A nova espécie foi nomeada Krenakanthus ribeiranus, e é conhecida de apenas uma montanha no Vale do Rio Doce. Antes da descoberta dessa nova espécie, apenas uma outra espécie, que não é peluda, era conhecida do gênero Krenakanthus, cujo nome significa ‘flor dos Krenak’, uma homenagem ao povo originário da região no Vale do Rio Doce. Já ribeiranus é uma homenagem ao seu descobridor, Júlio César Ribeiro.
– A homenagem é um reconhecimento ao olhar apurado do Júlio, que já contribuiu na descoberta de outras espécies da região, atuando como cidadão cientista – afirma Paulo Gonella, professor da UFSJ.
A ciência cidadã é uma parceria entre cientistas e cidadãos no desenvolvimento de pesquisa científica, na qual os cidadãos podem participar em várias fases da pesquisa, como na coleta de dados, interpretação e análise, e na elaboração conjunta de projetos para responder questões científicas.
– No caso dessa pesquisa, o Júlio contribuiu desde o levantamento de uma questão que era ‘que espécie é essa que eu não conheço?’ até a coleta de dados, que foram fundamentais não só para confirmar que se tratava de uma espécie nova, mas também para estimar seu risco de extinção – completa Gonella.
Os pesquisadores alertam para a conservação dessa espécie, que já nasce extremamente ameaçada.
– Com base na distribuição muito restrita e o avançado grau de degradação da região onde foi encontrada, nós avaliamos essa espécie como criticamente em perigo de extinção, o grau mais alto de risco – destaca o pesquisador Eduardo Fernandez, coordenador de projetos do Núcleo Avaliação do Estado de Conservação, do Centro Nacional de Conservação da Flora (CNCFlora), órgão do Jardim Botânico do Rio de Janeiro responsável pela elaboração da Lista Vermelha Nacional.
No estudo, os pesquisadores destacam ameaças à espécie e seu habitat, como o desmatamento para abertura de pastagens, aumento na frequência e na intensidade de incêndios descontrolados e na expansão das lavouras de café.
– Algumas medidas urgentes precisam ser tomadas para a proteção dessa espécie, como um estudo para criação de uma unidade de conservação e a inclusão da espécie em políticas de conservação que vêm sendo elaboradas para a região. Essas medidas, combinadas à estratégias de conservação ex situ, podem nos ajudar a assegurar um futuro próspero para a bromélia-peluda – completa Eduardo Fernandez.

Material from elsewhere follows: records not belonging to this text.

template <int ACT, bool SPLIT = false>
__global__ void __launch_bounds__(512)
rt16_forward_kernel(DevModel m, const float* __restrict__ wimg, const float* __restrict__ x0, const float* __restrict__ bcs,
                    const float* __restrict__ save_times, int n_save, int substeps, float* __restrict__ sol,
                    float* __restrict__ tape, float* __restrict__ tapez, int n_col) {
    float* wl = rt_smem;
    const float* bl = wl;
    const u32x4* simg = reinterpret_cast<const u32x4*>(rt_smem);
    if constexpr (SPLIT) {
        const unsigned* src = reinterpret_cast<const unsigned*>(wimg + RT_SIMG_OFF);
        unsigned* dst = reinterpret_cast<unsigned*>(rt_smem);
        for (int e = threadIdx.x; e < RT_SIMG_WORDS / 4; e += blockDim.x)
            reinterpret_cast<u32x4*>(dst)[e] = reinterpret_cast<const u32x4*>(src)[e];
        for (int e = threadIdx.x; e < RT_IMG_FLOATS - RT_B1C; e += blockDim.x) wl[RT_SIMG_WORDS + e] = wimg[RT_B1C + e];
        bl = wl + RT_SIMG_WORDS - RT_B1C;
    } else {
        for (int e = threadIdx.x; e < RT_IMG_FLOATS; e += blockDim.x) wl[e] = wimg[e];
    }
    __syncthreads();
    const int lane = threadIdx.x & 63, wave = threadIdx.x >> 6;
    const int j = lane & 15, g = lane >> 4;
    const int wt = blockIdx.x * (blockDim.x >> 6) + wave;
    const int tile32 = wt >> 1, half = wt & 1;
    if (tile32 * 32 >= n_col) return;
    const int col = wt * 16 + j;
    const bool valid = col < n_col;
    const int colc = min(col, n_col - 1);
    const int i_ = lane & 15, g_i = i_ >> 2, r_i = i_ & 3;
    int a1b[10];
#pragma unroll
    for (int t = 0; t < 10; t++) {
        const int Q = 4 * t + r_i, f = 4 * (Q % 13) + g_i;
        const int row = (Q < 39 && f < 50) ? (Q / 13) * 50 + f : 0;
        a1b[t] = RT_W1C + row * RT_LD1 + 4 * g;
    }
    int a2b[2], a2l[2], a3b[2];
#pragma unroll
    for (int u = 0; u < 2; u++) {
        const int Q2 = 4 * u + r_i;
        const int row2 = Q2 < 5 ? 4 * Q2 + g_i : 0;
        a2b[u] = RT_W2C + row2 * RT_LD2 + g;
        a2l[u] = RT_W2C + row2 * RT_LD2 + (g < 2 ? 48 + g : 50);
        a3b[u] = RT_W3C + (16 * u + i_ - 1) * RT_LD3 + g;
    }
    RtBC bc;
    float bc5;
    {
        const float* bp = bcs + (size_t)colc * 6;
        bc.b[0] = bp[0]; bc.t[0] = bp[1]; bc.b[1] = bp[2]; bc.t[1] = bp[3]; bc.b[2] = bp[4]; bc5 = bp[5];
        bc.t[2] = bc5;
    }
    V16 Xn[3];
#pragma unroll
    for (int q = 0; q < 3; q++)
#pragma unroll
        for (int tau = 0; tau < 2; tau++) {
            const f32x4v v = *reinterpret_cast<const f32x4v*>(x0 + (size_t)colc * 96 + q * 32 + 16 * tau + 4 * g);
            Xn[q].t[tau] = v;
            if (sol && valid) *reinterpret_cast<f32x4v*>(sol + ((size_t)col * n_save) * 96 + q * 32 + 16 * tau + 4 * g) = v;
        }
    const int n_steps = (n_save - 1) * substeps;
    RT_STAMP_DECL;
#ifdef COLNDE_STAMPS_FWD
    const unsigned long long rs_k0 = __builtin_amdgcn_s_memtime(), rs_r0 = __builtin_amdgcn_s_memrealtime();
#endif
    float* tp = tape ? tape + (size_t)tile32 * n_steps * 4 * 3072 + ((g >> 1) * 64 + j + 16 * half + 32 * (g & 1)) * 4 : nullptr;
    float* tz = tapez ? tapez + (size_t)tile32 * n_steps * 4 * RT_TAPEZ + (j + 16 * half + 32 * (g & 1)) * 4 + (g >> 1) : nullptr;
    const float Nz = 32.0f;
    struct { float cU, sU, cV, sV, cB, sB, kE, oE, cE, nA, nB, f0, f1, f2; } pc;
    {
        const float L2E = 1.4426950408889634f;
        pc.cU = m.sig_u * Nz; pc.sU = m.sig_u * m.eps; pc.cV = m.sig_v * Nz; pc.sV = m.sig_v * m.eps; pc.cB = m.B * Nz; pc.sB = m.B * m.eps;
        pc.kE = 2.0f * m.inv_dRi * L2E; pc.oE = -2.0f * m.Ric * m.inv_dRi * L2E; pc.cE = 30.0f * L2E;
        pc.nA = -0.5f * m.nu_minus; pc.nB = m.nu0 + 0.5f * m.nu_minus;
        pc.f0 = -m.cs[0] * Nz; pc.f1 = -m.cs[1] * Nz; pc.f2 = -m.cs[2] * m.inv_Pr * Nz;
    }
    int step = 0;
    for (int iv = 0; iv < n_save - 1; iv++) {
        const float t0 = save_times[iv];
        const float dt = (save_times[iv + 1] - t0) / (float)substeps;
        for (int s = 0; s < substeps; s++, step++) {
            const float ts = t0 + (float)s * dt;
            V16 Xs[3], Kacc[3];
#pragma unroll
            for (int q = 0; q < 3; q++) { Xs[q] = Xn[q]; Kacc[q].t[0] = (f32x4t)(0.0f); Kacc[q].t[1] = (f32x4t)(0.0f); }
#pragma nounroll
            for (int st = 0; st < 4; st++) {
                const float ca = st == 0 ? 0.0f : (st == 3 ? 1.0f : 0.5f);
                const float cb = (st == 0 || st == 3) ? 1.0f / 6.0f : 1.0f / 3.0f;
                RT_STAMP_BEGIN();
                if (tp) {
                    float* o = tp + ((size_t)step * 4 + st) * 3072;
#pragma unroll
                    for (int q = 0; q < 3; q++)
#pragma unroll
                        for (int tau = 0; tau < 2; tau++) *reinterpret_cast<f32x4v*>(o + (q * 4 + 2 * tau) * 256) = Xs[q].t[tau];
                }
                bc.t[2] = rt_top_flux(m, bc5, ts + ca * dt);
                RT_STAMP(0);
                f32x4t A1[10];
                float zpre[40];
                int lz = lane;
                if constexpr (SPLIT) asm volatile("" : "+v"(lz));
                if constexpr (SPLIT) {
#pragma unroll
                    for (int t = 0; t < 10; t++)
#pragma unroll
                        for (int r = 0; r < 4; r++) {
                            const int Q = 4 * t + r;
                            A1[t][r] = Q < 39 ? bl[RT_B1C + (Q / 13) * 50 + min(4 * (Q % 13) + g, 49)] : 0.0f;
                        }
                    Bf3 Apf = rt16_ldA(simg, 0, lz);
#pragma unroll
                    for (int q = 0; q < 3; q++) {
                        const float x8[8] = {Xs[q].t[0][0], Xs[q].t[0][1], Xs[q].t[0][2], Xs[q].t[0][3], Xs[q].t[1][0], Xs[q].t[1][1], Xs[q].t[1][2], Xs[q].t[1][3]};
                        const Bf3 XB = bf3_split8(x8);
#pragma unroll
                        for (int t = 0; t < 10; t++) {
                            const Bf3 Ac = Apf;
                            const int nx = q * 10 + t + 1;
                            if (nx < 30) Apf = rt16_ldA(simg, 3 * (nx % 10) + nx / 10, lz);
                            auto finish = [&](int tt) {
                                if (tz && !RT_ZRICH) rt16_tape_z1(tz + ((size_t)step * 4 + st) * RT_TAPEZ, zpre, A1[tt], tt, g);
#pragma unroll
                                for (int r = 0; r < 4; r++) asm volatile("" : "+v"(A1[tt][r]));
                                if (RT_ZRICH && tz) {
                                    f32x2v a0, d0, a1, d1;
                                    rt_act_pair4<ACT>((f32x2v){A1[tt][0], A1[tt][1]}, (f32x2v){A1[tt][2], A1[tt][3]}, a0, d0, a1, d1);
                                    A1[tt] = (f32x4t){a0.x, a0.y, a1.x, a1.y};
                                    const float dd[4] = {d0.x, d0.y, d1.x, d1.y};
                                    float* oz = tz + ((size_t)step * 4 + st) * RT_TAPEZ;
#pragma unroll
                                    for (int r = 0; r < 4; r++) {
                                        const int Q = 4 * tt + r, qq = Q % 13;
                                        if (Q < 39 && (qq < 12 || g < 2)) {
                                            oz[((Q / 13) * 7 + (qq >> 1)) * 256 + ((2 * qq) & 3)] = A1[tt][r];
                                            oz[RT_TAPEZ_HALF + ((Q / 13) * 7 + (qq >> 1)) * 256 + ((2 * qq) & 3)] = dd[r];
                                        }
                                    }
                                } else
                                A1[tt] = rt_act4<ACT>(A1[tt]);
#pragma unroll
                                for (int r = 0; r < 4; r++) asm volatile("" : "+v"(A1[tt][r]));
                            };
                            if (q == 2) RT_SCHED_HARD();
                            __builtin_amdgcn_s_setprio(1);
                            A1[t] = mfma16_bf3(Ac, XB, A1[t]);
                            __builtin_amdgcn_s_setprio(0);
                            if (q == 2) {
                                if (t > 0) {
                                    finish(t - 1);
#pragma unroll
                                    for (int u = 0; u < 6; u++) {
                                        __builtin_amdgcn_sched_group_barrier(0x008, 1, 0);
                                        __builtin_amdgcn_sched_group_barrier(0x402, 9, 0);
                                    }
                                }
                                RT_SCHED_HARD();
                                if (t == 9) finish(9);
                            } else
                                RT_SCHED_FENCE();
                        }
                    }
                } else {
                auto finish1 = [&](int tt) {
                    if (tz && !RT_ZRICH) rt16_tape_z1(tz + ((size_t)step * 4 + st) * RT_TAPEZ, zpre, A1[tt], tt, g);
#pragma unroll
                    for (int r = 0; r < 4; r++) asm volatile("" : "+v"(A1[tt][r]));
                    if (RT_ZRICH && tz) {
                        f32x2v a0, d0, a1, d1;
                        rt_act_pair4<ACT>((f32x2v){A1[tt][0], A1[tt][1]}, (f32x2v){A1[tt][2], A1[tt][3]}, a0, d0, a1, d1);
                        A1[tt] = (f32x4t){a0.x, a0.y, a1.x, a1.y};
                        const float dd[4] = {d0.x, d0.y, d1.x, d1.y};
                        float* oz = tz + ((size_t)step * 4 + st) * RT_TAPEZ;
#pragma unroll
                        for (int r = 0; r < 4; r++) {
                            const int Q = 4 * tt + r, qq = Q % 13;
                            if (Q < 39 && (qq < 12 || g < 2)) {
                                oz[((Q / 13) * 7 + (qq >> 1)) * 256 + ((2 * qq) & 3)] = A1[tt][r];
                                oz[RT_TAPEZ_HALF + ((Q / 13) * 7 + (qq >> 1)) * 256 + ((2 * qq) & 3)] = dd[r];
                            }
                        }
                    } else
                    A1[tt] = rt_act4<ACT>(A1[tt]);
#pragma unroll
                    for (int r = 0; r < 4; r++) asm volatile("" : "+v"(A1[tt][r]));
                };
#pragma unroll
                for (int t = 0; t < 10; t++) {
                    f32x4t acc;
#pragma unroll
                    for (int r = 0; r < 4; r++) {
                        const int Q = 4 * t + r;
                        acc[r] = Q < 39 ? wl[RT_B1C + (Q / 13) * 50 + min(4 * (Q % 13) + g, 49)] : 0.0f;
                    }
                    const int base = a1b[t];
#ifndef RT16_FWD_FILL
                    acc = rt16_chain<24, 8>(wl, acc, [=](int k) { return base + (k >> 3) * 32 + ((k >> 2) & 1) * 16 + (k & 3); },
                                            [&](int k) { return Xs[k >> 3].t[(k >> 2) & 1][k & 3]; });
                    A1[t] = acc;
                    finish1(t);
#else
                    acc = rt16_chain_fill<24, 8, 2>(wl, acc, [=](int k) { return base + (k >> 3) * 32 + ((k >> 2) & 1) * 16 + (k & 3); },
                                                    [&](int k) { return Xs[k >> 3].t[(k >> 2) & 1][k & 3]; }, [&] { if (t > 0) finish1(t - 1); });
                    A1[t] = acc;
                    if (t == 9) finish1(9);
#endif
                }
                }
                RT_STAMP(1);
                V16 O[3];
#pragma unroll
                for (int n = 0; n < 3; n++) {
                    f32x4t A2[2];
                    Bf3 HB[2];
                    if constexpr (SPLIT) {
#pragma unroll
                        for (int c = 0; c < 2; c++) {
                            float a8[8];
#pragma unroll
                            for (int e = 0; e < 8; e++) a8[e] = 8 * c + e < 13 ? A1[(13 * n + 8 * c + e) >> 2][(13 * n + 8 * c + e) & 3] : 0.0f;
                            HB[c] = bf3_split8(a8);
                        }
                    }
#pragma unroll
                    for (int u = 0; u < 2; u++) {
                        f32x4t acc;
#pragma unroll
                        for (int r = 0; r < 4; r++) acc[r] = (4 * u + r < 5) ? bl[RT_B2C + n * 20 + 4 * (4 * u + r) + g] : 0.0f;
                        if constexpr (SPLIT) {
                            const Bf3 Aa = rt16_ldA(simg, 30 + 4 * n + 2 * u, lz), Ab = rt16_ldA(simg, 30 + 4 * n + 2 * u + 1, lz);
                            __builtin_amdgcn_s_setprio(1);
                            acc = mfma16_bf3(Aa, HB[0], acc);
                            acc = mfma16_bf3(Ab, HB[1], acc);
                            __builtin_amdgcn_s_setprio(0);
                            RT_SCHED_FENCE();
                        } else {
                        const int base = a2b[u] + n * 20 * RT_LD2, basel = a2l[u] + n * 20 * RT_LD2;
                        acc = rt16_chain<13, 13>(wl, acc, [=](int k) { return k < 12 ? base + 4 * k : basel; },
                                                 [&](int k) { return A1[(13 * n + k) >> 2][(13 * n + k) & 3]; });
                        }
                        if (RT_Z2TAPE && tz) {
                            float* oz = tz + ((size_t)step * 4 + st) * RT_TAPEZ + RT_Z2OFF;
#pragma unroll
                            for (int r = 0; r < 4; r++) {
                                const int Q2 = 4 * u + r;
                                if (Q2 < 5) oz[(3 * n + (Q2 >> 1)) * 256 + ((2 * Q2) & 3)] = acc[r];
                            }
                        }
                        A2[u] = rt_act4<ACT>(acc);
                    }
                    Bf3 GB;
                    if constexpr (SPLIT) {
                        const float a8[8] = {A2[0][0], A2[0][1], A2[0][2], A2[0][3], A2[1][0], 0.0f, 0.0f, 0.0f};
                        GB = bf3_split8(a8);
                    }
#pragma unroll
                    for (int v = 0; v < 2; v++) {
                        f32x4t acc;
#pragma unroll
                        for (int r = 0; r < 4; r++) acc[r] = bl[RT_B3C + n * 32 + 16 * v + 4 * g + r];
                        if constexpr (SPLIT) {
                            const Bf3 Aa = rt16_ldA(simg, 42 + 2 * n + v, lz);
                            __builtin_amdgcn_s_setprio(1);
                            O[n].t[v] = mfma16_bf3(Aa, GB, acc);
                            __builtin_amdgcn_s_setprio(0);
                            RT_SCHED_FENCE();
                        } else {
                        const int base = a3b[v] + n * 31 * RT_LD3;
                        O[n].t[v] = rt16_chain<5, 5>(wl, acc, [=](int k) { return base + 4 * k; },
                                                     [&](int k) { return A2[k >> 2][k & 3]; });
                        }
                    }
                }
                RT_STAMP(2);
                V16 F[3];
                {
                    V16 Ud, Vd, Td;
                    if (m.mpp || m.ca) {
                        Ud = shift_down16(Xs[0], lane, 0.0f); Vd = shift_down16(Xs[1], lane, 0.0f); Td = shift_down16(Xs[2], lane, 0.0f);
                    }
                    if (m.mpp) {
#pragma unroll
                        for (int tau = 0; tau < 2; tau++)
#pragma unroll
                            for (int r = 0; r < 4; r += 2) {
                                const f32x2v dU = {Xs[0].t[tau][r] - Ud.t[tau][r], Xs[0].t[tau][r + 1] - Ud.t[tau][r + 1]};
                                const f32x2v dV = {Xs[1].t[tau][r] - Vd.t[tau][r], Xs[1].t[tau][r + 1] - Vd.t[tau][r + 1]};
                                const f32x2v dT = {Xs[2].t[tau][r] - Td.t[tau][r], Xs[2].t[tau][r + 1] - Td.t[tau][r + 1]};
                                const f32x2v a1 = dU * pc.cU + pc.sU, a2 = dV * pc.cV + pc.sV;
                                const f32x2v s2 = a2 * a2 + a1 * a1;
                                f32x2v rS;
                                rS.x = __builtin_amdgcn_rcpf(s2.x);
                                rS.y = __builtin_amdgcn_rcpf(s2.y);
                                const f32x2v arg = ((dT * pc.cB + pc.sB) * rS) * pc.kE + pc.oE;
                                f32x2v e;
                                e.x = __builtin_amdgcn_exp2f(__builtin_amdgcn_fmed3f(arg.x, -pc.cE, pc.cE));
                                e.y = __builtin_amdgcn_exp2f(__builtin_amdgcn_fmed3f(arg.y, -pc.cE, pc.cE));
                                const f32x2v e1 = e + 1.0f;
                                f32x2v rc;
                                rc.x = __builtin_amdgcn_rcpf(e1.x);
                                rc.y = __builtin_amdgcn_rcpf(e1.y);
                                const f32x2v nu = (rc * -2.0f + 1.0f) * pc.nA + pc.nB;
                                const f32x2v o0 = {O[0].t[tau][r], O[0].t[tau][r + 1]}, o1 = {O[1].t[tau][r], O[1].t[tau][r + 1]},
                                             o2 = {O[2].t[tau][r], O[2].t[tau][r + 1]};
                                const f32x2v f0 = (nu * dU) * pc.f0 + o0, f1 = (nu * dV) * pc.f1 + o1, f2 = (nu * dT) * pc.f2 + o2;
                                F[0].t[tau][r] = f0.x; F[0].t[tau][r + 1] = f0.y;
                                F[1].t[tau][r] = f1.x; F[1].t[tau][r + 1] = f1.y;
                                F[2].t[tau][r] = f2.x; F[2].t[tau][r + 1] = f2.y;
                            }
                        if (g == 0) {
#pragma unroll
                            for (int k = 0; k < 3; k++) F[k].t[0][0] = m.zero_w ? bc.b[k] - m.s0[k] : bc.b[k];
                        }
                    } else
#pragma unroll
                    for (int tau = 0; tau < 2; tau++)
#pragma unroll
                        for (int r = 0; r < 4; r++) {
                            const bool in = !(tau == 0 && r == 0 && g == 0);
                            float f0 = in ? O[0].t[tau][r] : 0.0f, f1 = in ? O[1].t[tau][r] : 0.0f, f2 = in ? O[2].t[tau][r] : 0.0f;
                            if (!m.zero_w && !in) { f0 = bc.b[0]; f1 = bc.b[1]; f2 = bc.b[2]; }
                            if (m.ca && in) {
                                const float gT = (Xs[2].t[tau][r] - Td.t[tau][r]) * Nz;
                                f2 -= m.cs[2] * m.kappa * fminf(0.0f, gT);
                            }
                            F[0].t[tau][r] = f0; F[1].t[tau][r] = f1; F[2].t[tau][r] = f2;
                        }
                }
#pragma unroll
                for (int k = 0; k < 3; k++) {
                    const float top = m.zero_w ? bc.t[k] - m.s0[k] : bc.t[k];
                    const V16 Fu = shift_up16(F[k], lane, top);
#pragma unroll
                    for (int tau = 0; tau < 2; tau++)
#pragma unroll
                        for (int r = 0; r < 4; r++) {
                            float v = -m.A[k] * (Fu.t[tau][r] - F[k].t[tau][r]);
                            if (k == 0) v += m.cor_u * (m.sig_v * Xs[1].t[tau][r] + m.mu_v);
                            if (k == 1) v -= m.cor_v * (m.sig_u * Xs[0].t[tau][r] + m.mu_u);
                            F[k].t[tau][r] = v;
                        }
                }
                RT_STAMP(3);
                const float can = st == 2 ? 1.0f : 0.5f;
#pragma unroll
                for (int q = 0; q < 3; q++)
#pragma unroll
                    for (int tau = 0; tau < 2; tau++) {
                        Kacc[q].t[tau] += cb * F[q].t[tau];
                        Xs[q].t[tau] = Xn[q].t[tau] + (can * dt) * F[q].t[tau];
                    }
                RT_STAMP(4);
            }
#pragma unroll
            for (int q = 0; q < 3; q++)
#pragma unroll
                for (int tau = 0; tau < 2; tau++) Xn[q].t[tau] += dt * Kacc[q].t[tau];
            if (s == substeps - 1 && sol && valid) {
#pragma unroll
                for (int q = 0; q < 3; q++)
#pragma unroll
                    for (int tau = 0; tau < 2; tau++)
                        *reinterpret_cast<f32x4v*>(sol + ((size_t)col * n_save + iv + 1) * 96 + q * 32 + 16 * tau + 4 * g) = Xn[q].t[tau];
            }
        }
    }
#ifdef COLNDE_STAMPS_FWD
    rs_acc[6] = __builtin_amdgcn_s_memtime() - rs_k0;
    rs_acc[7] = __builtin_amdgcn_s_memrealtime() - rs_r0;
    RT_STAMP_FLUSH();
#endif
}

A descoberta se soma a diversos outros achados recentes no leste de Minas Gerais, que consolidam a região como uma das últimas fronteiras do conhecimento botânico no leste do Brasil. Só na última década, mais de 30 novas espécies de plantas foram descobertas nas serras do leste de Minas Gerais.
– Pela sua alta riqueza, única e extremamente ameaçada, as serras do leste de Minas vêm aos poucos atraindo a atenção do poder público, mas ainda de maneira incipiente. É crucial o estabelecimento de unidades de conservação na região, que possui um dos mais proeminentes déficits de medidas de conservação in situ na região do Médio Rio Doce – ressalta Paulo Gonella.

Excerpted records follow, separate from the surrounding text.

+inline std::vector<PBox> build_box_table(const std::vector<PLeaf>& leaves, int nTris) {
+    std::vector<PBox> bx;
+    if (nTris > 64) return bx;
+    for (const PLeaf& L : leaves) {
+        if (L.first < 0 || L.count < 1 || L.count > 64 || L.first > 64 - L.count) return std::vector<PBox>();
+        const uint64_t m = (L.count == 64 ? ~0ull : (1ull << L.count) - 1ull) << L.first;
+        size_t k = 0;
+        while (k < bx.size() && (std::memcmp(bx[k].mn, L.mn, 12) || std::memcmp(bx[k].mx, L.mx, 12))) k++;
+        if (k == bx.size()) {
+            PBox B;
+            for (int a = 0; a < 3; a++) { B.mn[a] = L.mn[a]; B.mx[a] = L.mx[a]; }
+            B.maskLo = 0u; B.maskHi = 0u;
+            bx.push_back(B);
+        }
+        bx[k].maskLo |= (uint32_t)m; bx[k].maskHi |= (uint32_t)(m >> 32);
+    }
+    return bx;
+}
+
+struct BoxGroups { int axis = 0, nGroups = 0; };
+inline BoxGroups group_box_table(std::vector<PBox>& bx) {
+    BoxGroups G;
+    if (bx.empty()) return G;
+    auto same = [&](const PBox& a, const PBox& b, int ax) { return !std::memcmp(&a.mn[ax], &b.mn[ax], 4) && !std::memcmp(&a.mx[ax], &b.mx[ax], 4); };
+    std::vector<int> best;
+    for (int ax = 0; ax < 3; ax++) {
+        std::vector<int> grp(bx.size());
+        std::vector<size_t> rep;
+        for (size_t k = 0; k < bx.size(); k++) {
+            size_t g = 0;
+            while (g < rep.size() && !same(bx[rep[g]], bx[k], ax)) g++;
+            if (g == rep.size()) rep.push_back(k);
+            grp[k] = (int)g;
+        }
+        if (ax == 0 || (int)rep.size() < G.nGroups) { G.axis = ax; G.nGroups = (int)rep.size(); best = grp; }
+    }
+    std::vector<PBox> out, heads;
+    for (int g = 0; g < G.nGroups; g++) {
+        PBox H{};
+        for (size_t k = 0; k < bx.size(); k++) {
+            if (best[k] != g) continue;
+            PBox B = bx[k];
+            for (int a = 0; a < 3; a++) { B.mn[a] = bx[k].mn[(G.axis + a) % 3]; B.mx[a] = bx[k].mx[(G.axis + a) % 3]; }
+            H.mn[0] = B.mn[0]; H.mx[0] = B.mx[0]; H.maskLo++;
+            out.push_back(B);
+        }
+        heads.push_back(H);
+    }
+    out.insert(out.end(), heads.begin(), heads.end());
+    bx.swap(out);
+    return G;
+}
+
+}
diff --git a/cudapathtracer_amd/csrc/pt_megakernel.h b/cudapathtracer_amd/csrc/pt_megakernel.h
--- a/cudapathtracer_amd/csrc/pt_megakernel.h
+++ b/cudapathtracer_amd/csrc/pt_megakernel.h
@@ -308,7 +308,8 @@
 #endif
         if (__ballot(hasExt || hasShadow) == 0ull) break;
         if constexpr (DEFER && FLAT) {
-            trace_pair_flat<STACKN, ARMS>(S, SC, st, hasShadow, ps.so, ps.sd, ps.smaxt, LTRI ? (ps.flags & kLightTriMask) >> kLightTriShift : 0u, hasExt, ps.o, ps.d, thr, h, c, P.cacheNodes, P.leaves, P.nLeaves);
+            trace_pair_flat<STACKN, ARMS>(S, SC, st, hasShadow, ps.so, ps.sd, ps.smaxt, LTRI ? (ps.flags & kLightTriMask) >> kLightTriShift : 0u, hasExt, ps.o, ps.d, thr, h, c, P.cacheNodes, P.leaves, P.nLeaves,
+                                          ARMS ? P.pad1 : nullptr, ARMS ? P.pad0 : 0);
         }
         else if constexpr (FLAT) {
             trace_closest_flat<STACKN, FLATW>(S, SC, hasExt, ps.o, ps.d, 999999.0f, st, h, c, P.cacheNodes, P.leaves, P.nLeaves);
diff --git a/cudapathtracer_amd/csrc/pt_plan.h b/cudapathtracer_amd/csrc/pt_plan.h
--- a/cudapathtracer_amd/csrc/pt_plan.h
+++ b/cudapathtracer_amd/csrc/pt_plan.h
@@ -28,6 +28,7 @@
     DeviceScene ds{};
     int stackNeed = 0, nInternal = 0, cacheNodes = 0, cacheTris = 0, nTrisPacked = 0, nMats = 0, nLightsPacked = 0;
     int nLeaves = 0;
+    int nBoxes = 0, nBoxGroups = 0, boxAxis = 0;
     unsigned long long lightTri8 = 0ull;
     bool armless = false;
     bool noLeafTris = false;
diff --git a/cudapathtracer_amd/csrc/pt_plan.hip b/cudapathtracer_amd/csrc/pt_plan.hip
--- a/cudapathtracer_amd/csrc/pt_plan.hip
+++ b/cudapathtracer_amd/csrc/pt_plan.hip
@@ -70,6 +70,7 @@
     if (onchip) { P.cacheNodes = F.nInternal; P.cacheTris = F.nTrisPacked; }
     if (onchip && kAttrCacheBytes > 0) { P.cacheAttrs = F.nTrisPacked; P.cacheMats = F.nMats; P.cacheLights = F.nLightsPacked; }
     if (onchip && kAttrCacheBytes > 0 && F.flatOk && O.leafBoxes && F.nLeaves > 0) P.nLeaves = F.nLeaves;
+    if (P.nLeaves > 0 && plan.flat == 3) P.pad0 = F.nBoxes | (F.nBoxGroups << 8) | (F.boxAxis << 16);
     if (plan.hbm && F.cacheTris == 0) P.cacheNodes = std::min(F.nInternal, (plan.simple ? kCacheBytesHbmSimple : kCacheBytesHbm) / 64);
     P.gnodeFrom = P.cacheNodes;
     if (ask.count && !onchip && F.cacheTris == 0) {
diff --git a/cudapathtracer_amd/csrc/pt_render.hip b/cudapathtracer_amd/csrc/pt_render.hip
--- a/cudapathtracer_amd/csrc/pt_render.hip
+++ b/cudapathtracer_amd/csrc/pt_render.hip
@@ -134,6 +134,7 @@
     P.cam = cam_to_kernel(*rq.cam);
     P.w = rq.w; P.h = rq.h; P.spp = rq.spp; P.maxDepth = rq.maxDepth;
     if (P.nLeaves > 0) P.leaves = (const PLeaf*)s->geo.leaves.p;
+    if (P.pad0 > 0) P.pad1 = P.leaves + s->facts.nLeaves;
     P.rng = (uint32_t*)s->work.rng.p; P.out = (float4*)rq.d_tiles; P.pixCounters = rq.d_pixcnt;
     P.totals = rq.count ? (unsigned long long*)s->data.totals.p : nullptr;
 #ifdef PT_STAMPS
diff --git a/cudapathtracer_amd/csrc/pt_scene.hip b/cudapathtracer_amd/csrc/pt_scene.hip
--- a/cudapathtracer_amd/csrc/pt_scene.hip
+++ b/cudapathtracer_amd/csrc/pt_scene.hip
@@ -3,6 +3,7 @@
 
 #include "pt_host.h"
 #include "pt_bvh_build.h"
+#include "pt_box_table.h"
 #include "xorwow_host.h"
 
 using namespace pt;
@@ -21,24 +22,6 @@
     if (int r = b.ensure(std::max<size_t>(bytes, 16))) return r;
     if (bytes) HIP_OK(hipMemcpy(b.p, src, bytes, hipMemcpyHostToDevice));
     return 0;
-}
-
-static bool boxes_nested_and_finite(const std::vector<PNode>& pn, int nInternal) {
-    for (int i = 0; i < nInternal; i++) {
-        const PNode& p = pn[i];
-        for (int a = 0; a < 3; a++)
-            if (!(std::isfinite(p.lmin[a]) && std::isfinite(p.lmax[a]) && std::isfinite(p.rmin[a]) && std::isfinite(p.rmax[a]))) return false;
-        const int32_t ref[2] = {p.left, p.right};
-        for (int k = 0; k < 2; k++) {
-            if (ref[k] < 0) continue;
-            if (ref[k] <= i || ref[k] >= nInternal) return false;
-            const PNode& c = pn[ref[k]];
-            const float* mn = k == 0 ? p.lmin : p.rmin; const float* mx = k == 0 ? p.lmax : p.rmax;
-            for (int a = 0; a < 3; a++)
-                if (!(mn[a] <= c.lmin[a] && mn[a] <= c.rmin[a] && mx[a] >= c.lmax[a] && mx[a] >= c.rmax[a])) return false;
-        }
-    }
-    return true;
 }
 
 template <class LightIndOf>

Ainda segundo o professor, “além de abrigarem uma biodiversidade única, essas serras funcionam como ‘caixas d’água’, protegendo nascentes que abastecem os municípios da região e que foram fundamentais para assegurar água de qualidade para muitas cidades quando o Rio Doce foi afetado pelo desastre de Mariana”. Recentemente, a região foi incorporada ao Plano de Ação Territorial Capixaba-Gerais, uma iniciativa que une poder público, sociedade civil organizada e pesquisadores no delineamento e execução de estratégias que visam a melhorar o estado de conservação e conhecimento de espécies ameaçadas do território.